The television is still on the Science Channel from the previous night and immediately my interest became elevated by the content of the programming. It was about fossils. To be specific, fossils from the pre-Cambrian period which were found on the coast of Newfoundland by a geologist from Queens’s University in Kingston, Ontario. This particular university professor with a white scraggly beard which makes him look like an out-of-work Santa Claus without the red suit, has pieced together the record which the fossils have left behind in an apparently out-of-place rocky landscape, and demonstrated beyond all doubt that the primitive life-forms which have been imbedded in the rocks are over 500 million years old, and that more importantly, they were once on the floor of a long gone ocean and that the rock onto which they are marked as a geologic fingerprint is not made from the earth’s crust which is a mere 35 million years old, but from the mantle which is much, much older and from way, way down deep beneath the ocean’s floor. Most astoundingly, this ancient fossil record is located currently at 2000 feet above sea level on a red rocky plateau on the western Newfoundland coast where school children run and play and old men sit and remember, a powerfully demonstrative example of “crustal deformation” associated with the collision of tectonic plates.

As I pondered the fossil record information just absorbed from the early morning programming, I was struck by the thought of how the last fifteen or so years of my life have become a spiritual record. From the very beginning of the dealings with my son, Stephen’s social, mental, and physical problems and with my own medical issues, I believe that God has chosen to answer my thousands of prayers for my now-dead offspring and for my personal needs, by precisely not answering them. Or rather, by not answering them in the way I wanted. When in 1998, I pleaded with God to change Stephen with regard to his use of marijuana, He answered, “It’s your heart that I am going to change.” When in 2001, while recovering from cancer surgery in my living room, rather than “healing me” through prayer prior to the surgery, He provided me with the post-surgery answer, “CJ, I love you,” as I sat dazed and exhausted and bewildered by the prospects ahead. Had all of the cancer been removed? Would I be safe from this man-eater? No assurance was there, except that He loved me. When in 2006, upon Stephen’s diagnosis of “mitral valve prolapse with severe regurgitation,” which would require immediate open-heart surgery at the Houston Heart Clinic , rather than clearing the decks for a smooth, seamless surgery and recovery, it was long and the recovery was messy and in the post-surgery aftermath, Stephen became addicted to pain medication. When in 2009, Stephen’s mother Kathy and I bid him farewell and best wishes in his new home in Philadelphia, Pennsylvania, on the Temple University campus, in hopes of a full and bright future ahead as an answer to tear-laden prayers, instead he lay dead eight months later on a morgue table. Time after time and event after event in the previous and intervening years, my prayers uttered in one way were answered in another, almost opposite way. All the while, the spiritual record of these events was imprinted permanently on my heart and in my thoughts, just like the permanent pre-Cambrian fossil record in the rocky plateaus on the Newfoundland coast.

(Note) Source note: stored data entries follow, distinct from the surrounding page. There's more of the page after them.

+                float g[3] = {__fadd_rn(linx, d[cb3 + vox]), __fadd_rn(liny[j], d[cb3 + V + vox]), __fadd_rn(linz, d[cb3 + 2 * V + vox])};
+                jitter_point(g, unif, jt, cb3, chain, vox, V, vol.Vg);
+                float gm[3];
+                const float wv = warp_sample<GRAD>(src, g, vol, gm);
+                store(vox, wv, gm);
+            }
+        }
+        return;
+    }
+    const int sbase = z0 - R, slast = z1 - 1 + R;
+    prefetch(sbase);
+    for (int sb = sbase; sb <= slast; sb += NS) {
+#pragma unroll 1
+        for (int PH = 0; PH < NS; ++PH) {
+            const int s = sb + PH;
+            if (s > slast) break;
+            __builtin_amdgcn_s_waitcnt(0x0F70);
+#pragma unroll
+            for (int it = 0; it < NIT; ++it)
+                if (sxy[it] >= 0) ring[PH * PN + threadIdx.x + it * kWarpBlock] = pre[it];
+            float dc[WROWS][3];
+#pragma unroll
+            for (int j = 0; j < WROWS; ++j)
+#pragma unroll
+                for (int c = 0; c < 3; ++c) dc[j][c] = dn[j][c];
+            const float linz = linz_n;
+            const int zo = s - R;
+            if (zo + 1 >= z0 && zo + 1 < z1) load_d(zo + 1);
+            if (s + 1 <= slast) prefetch(s + 1);
+            __syncthreads();
+            if (zo < z0 || zo >= z1) continue;
+#pragma unroll
+            for (int j = 0; j < WROWS; ++j) {
+                const int y = oy + ly0 + j * (WTY / WROWS);
+                if (x >= vol.W || y >= vol.H) continue;
+                const int64_t vox = (int64_t)zo * HW + (y * vol.W + x);
+                float g[3] = {__fadd_rn(linx, dc[j][0]), __fadd_rn(liny[j], dc[j][1]), __fadd_rn(linz, dc[j][2])};
+                jitter_point(g, unif, jt, cb3, chain, vox, V, vol.Vg);
+                const AxisTap tx = axis_tap(g[0], vol.W), ty = axis_tap(g[1], vol.H), tz = axis_tap(g[2], vol.D);
+                const int bx0 = tx.i0 - (ox - R), by0 = ty.i0 - (oy - R), rel = tz.i0 - zo;
+                const bool in_ring = (unsigned)bx0 < (unsigned)(PX - 1) && (unsigned)by0 < (unsigned)(PY - 1) && rel >= -R && rel < R;
+                float gm[3], wv;
+                auto ring_sample = [&]() {
+                    int sl0 = ((PH - 2 * R + 2 * NS) % NS) * PN, sl1 = ((PH - 2 * R + 1 + 2 * NS) % NS) * PN;
+#pragma unroll
+                    for (int q = -R + 1; q < R; ++q) {
+                        sl0 = rel == q ? ((PH - R + q + 2 * NS) % NS) * PN : sl0;
+                        sl1 = rel == q ? ((PH - R + q + 1 + 2 * NS) % NS) * PN : sl1;
+                    }
+                    const int off = by0 * PX + bx0;
+                    return warp_taps<GRAD>(tx, ty, tz, [&](int cz, int cy, int cx) { return ring[(cz ? sl1 : sl0) + off + cy * PX + cx]; }, gm);
+                };
+                if (__all(in_ring)) wv = ring_sample();
+                else if (in_ring) wv = ring_sample();
+                else wv = warp_taps<GRAD>(tx, ty, tz, [&](int cz, int cy, int cx) {
+                    return src[((int64_t)(cz ? tz.i1 : tz.i0) * vol.H + (cy ? ty.i1 : ty.i0)) * vol.W + (cx ? tx.i1 : tx.i0)];
+                }, gm);
+                store(vox, wv, gm);
+            }
+        }
+    }
+}
+
+static bool warp_march_on(int C, const Vol& vol) {
+    const int k = global_knobs().warp_march;
+    return k >= 0 ? k != 0 : (int64_t)C * vol.nz * vol.H * vol.W >= ((int64_t)1 << 22);
+}
+
 void launch_warp_fwd(const float* im, int64_t im_stride, const float* d, const float* unif, float alpha, float* out,
                      float* gradm, int gradm_aos, int C, Vol vol, Lin lin, uint64_t seed, uint64_t iteration,
-                     const uint64_t* dev_iteration, hipStream_t st) {
+                     const uint64_t* dev_iteration, hipStream_t st, const unsigned* dmax) {
+    const Jitter jt = make_jitter(alpha, vol, seed, iteration, dev_iteration);
+    if (vol.nz <= 0 || C <= 0) return;
+    if (warp_march_on(C, vol)) {
+        Vol w = window(vol, vol.z0, vol.z0 + vol.nz);
+        const int64_t per_layer = (int64_t)((vol.W + WTX - 1) / WTX) * ((vol.H + WTY - 1) / WTY) * C;
+        static int cache = 0;
+        const int64_t res = resident_blocks((const void*)warp_fwd_march_kernel<1, true>, kWarpBlock, &cache);
+        const int seg_len = pick_seg_len_fit(w.nz, 0, per_layer, 8, 2, res > 0 ? res : 2048, global_knobs().warp_seg);
+        const int nseg = vol_nseg(w, seg_len);
+        const dim3 tiles((unsigned)((vol.W + WTX - 1) / WTX), (unsigned)((vol.H + WTY - 1) / WTY), (unsigned)(nseg * C));
+        const int total = (int)(tiles.x * tiles.y * tiles.z);
+        const int swz_env = global_knobs().swz_run;
+        const int swz_run = swz_env >= 0 ? swz_env : (int)tiles.x;
+        if (global_knobs().launch_log) {
+            static int cache_l = 0;
+            log_launch("warp_fwd_march_kernel<R=1>", WTX, WTY, total, kWarpBlock, seg_len, 2, w.nz, C,
+                       resident_blocks((const void*)warp_fwd_march_kernel<1, true>, kWarpBlock, &cache_l));
+        }
+        if (gradm) hipLaunchKernelGGL((warp_fwd_march_kernel<1, true>), dim3(total), dim3(kWarpBlock), 0, st, im, im_stride, d, unif, jt, out, gradm, gradm_aos, w, lin, seg_len, nseg, swz_run, tiles, dmax);
+        else hipLaunchKernelGGL((warp_fwd_march_kernel<1, false>), dim3(total), dim3(kWarpBlock), 0, st, im, im_stride, d, unif, jt, out, gradm, gradm_aos, w, lin, seg_len, nseg, swz_run, tiles, dmax);
+        return;
+    }
     const dim3 grid((unsigned)((vol.W + 63) / 64), (unsigned)((vol.H + 4 * IRS_WARP_NV - 1) / (4 * IRS_WARP_NV)), (unsigned)(vol.nz * C));
-    hipLaunchKernelGGL(warp_fwd_kernel, grid, dim3(kBlock), 0, st, im, im_stride, d, unif,
-                       make_jitter(alpha, vol, seed, iteration, dev_iteration), out, gradm, gradm_aos, vol, lin);
+    hipLaunchKernelGGL(warp_fwd_kernel, grid, dim3(kBlock), 0, st, im, im_stride, d, unif, jt, out, gradm, gradm_aos, vol, lin);
 }
 
 __global__ __launch_bounds__(kBlock) void warp_bwd_kernel(const float* __restrict__ im, int64_t im_stride,
diff --git a/ir_sgmcmc_amd/csrc/kernels.h b/ir_sgmcmc_amd/csrc/kernels.h
--- a/ir_sgmcmc_amd/csrc/kernels.h
+++ b/ir_sgmcmc_amd/csrc/kernels.h
@@ -27,7 +27,7 @@
                         hipStream_t st);
 void launch_warp_fwd(const float* im, int64_t im_stride, const float* d, const float* unif, float alpha, float* out,
                      float* gradm, int gradm_aos, int C, Vol vol, Lin lin, uint64_t seed, uint64_t iteration,
-                     const uint64_t* dev_iteration, hipStream_t st);
+                     const uint64_t* dev_iteration, hipStream_t st, const unsigned* dmax = nullptr);
 void launch_warp_bwd(const float* im, int64_t im_stride, const float* d, const float* unif, float alpha,
                      const float* g_warped, float* g_d, int C, Vol vol, Lin lin, uint64_t seed, uint64_t iteration,
                      const uint64_t* dev_iteration, hipStream_t st);
diff --git a/ir_sgmcmc_amd/csrc/warp_device.h b/ir_sgmcmc_amd/csrc/warp_device.h
--- a/ir_sgmcmc_amd/csrc/warp_device.h
+++ b/ir_sgmcmc_amd/csrc/warp_device.h
@@ -49,22 +49,17 @@
     }
 }
 
-template <bool WANT_GRAD>
-__device__ __forceinline__ float warp_sample(const float* __restrict__ src, const float (&g)[3], const Vol vol, float (&gm)[3]) {
-    const AxisTap tx = axis_tap(g[0], vol.W), ty = axis_tap(g[1], vol.H), tz = axis_tap(g[2], vol.D);
+template <bool WANT_GRAD, typename Load>
+__device__ __forceinline__ float warp_taps(const AxisTap& tx, const AxisTap& ty, const AxisTap& tz, Load&& load, float (&gm)[3]) {
     float acc = 0.0f, gix = 0.0f, giy = 0.0f, giz = 0.0f;
-    const unsigned hw = (unsigned)(vol.H * vol.W);
-    const unsigned offz[2] = {(unsigned)tz.i0 * hw, (unsigned)tz.i0 * hw + (tz.i1 != tz.i0 ? hw : 0u)};
-    const unsigned offy[2] = {(unsigned)ty.i0 * (unsigned)vol.W, (unsigned)ty.i0 * (unsigned)vol.W + (ty.i1 != ty.i0 ? (unsigned)vol.W : 0u)};
 #pragma unroll
     for (int cz = 0; cz < 2; ++cz)
 #pragma unroll
-        for (int cy = 0; cy < 2; ++cy) {
-            const unsigned rowoff = offz[cz] + offy[cy];
+        for (int cy = 0; cy < 2; ++cy)
 #pragma unroll
             for (int cx = 0; cx < 2; ++cx) {
                 const float wx = cx ? tx.w1 : tx.w0, wy = cy ? ty.w1 : ty.w0, wz = cz ? tz.w1 : tz.w0;
-                const float val = *reinterpret_cast<const float*>(reinterpret_cast<const char*>(src) + (size_t)((rowoff + (unsigned)(cx ? tx.i1 : tx.i0)) * 4u));
+                const float val = load(cz, cy, cx);
                 acc = __fadd_rn(acc, __fmul_rn(val, __fmul_rn(__fmul_rn(wx, wy), wz)));
                 if (WANT_GRAD) {
                     gix += (cx ? val : -val) * (wy * wz);
@@ -72,7 +67,6 @@
                     giz += (cz ? val : -val) * (wx * wy);
                 }
             }
-        }
     if (WANT_GRAD) {
         gm[0] = tx.gmul * gix;
         gm[1] = ty.gmul * giy;
@@ -81,14 +75,15 @@
     return acc;
 }
 
-struct WarpArgs {
-    const float* im;
-    int64_t im_stride;
-    const float* unif;
-    Jitter jt;
-    float* warped;
-    float* gradm;
-    int gradm_aos;
-};
+template <bool WANT_GRAD>
+__device__ __forceinline__ float warp_sample(const float* __restrict__ src, const float (&g)[3], const Vol vol, float (&gm)[3]) {
+    const AxisTap tx = axis_tap(g[0], vol.W), ty = axis_tap(g[1], vol.H), tz = axis_tap(g[2], vol.D);
+    const unsigned hw = (unsigned)(vol.H * vol.W);
+    const unsigned offz[2] = {(unsigned)tz.i0 * hw, (unsigned)tz.i0 * hw + (tz.i1 != tz.i0 ? hw : 0u)};
+    const unsigned offy[2] = {(unsigned)ty.i0 * (unsigned)vol.W, (unsigned)ty.i0 * (unsigned)vol.W + (ty.i1 != ty.i0 ? (unsigned)vol.W : 0u)};
+    return warp_taps<WANT_GRAD>(tx, ty, tz, [&](int cz, int cy, int cx) {
+        return *reinterpret_cast<const float*>(reinterpret_cast<const char*>(src) + (size_t)((offz[cz] + offy[cy] + (unsigned)(cx ? tx.i1 : tx.i0)) * 4u));
+    }, gm);
+}
 
 }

The implantation of this spiritual record into my innermost being has changed me, not unlike the way acorns are changed into mighty oaks after some time or the way once-rotted vegetation is changed into coal after much heat and pressure has been applied over geologic epochs. I am not the same anymore. The pressures of this life have metamorphosed my spiritual inclinations and my understanding of unexplained tragedy.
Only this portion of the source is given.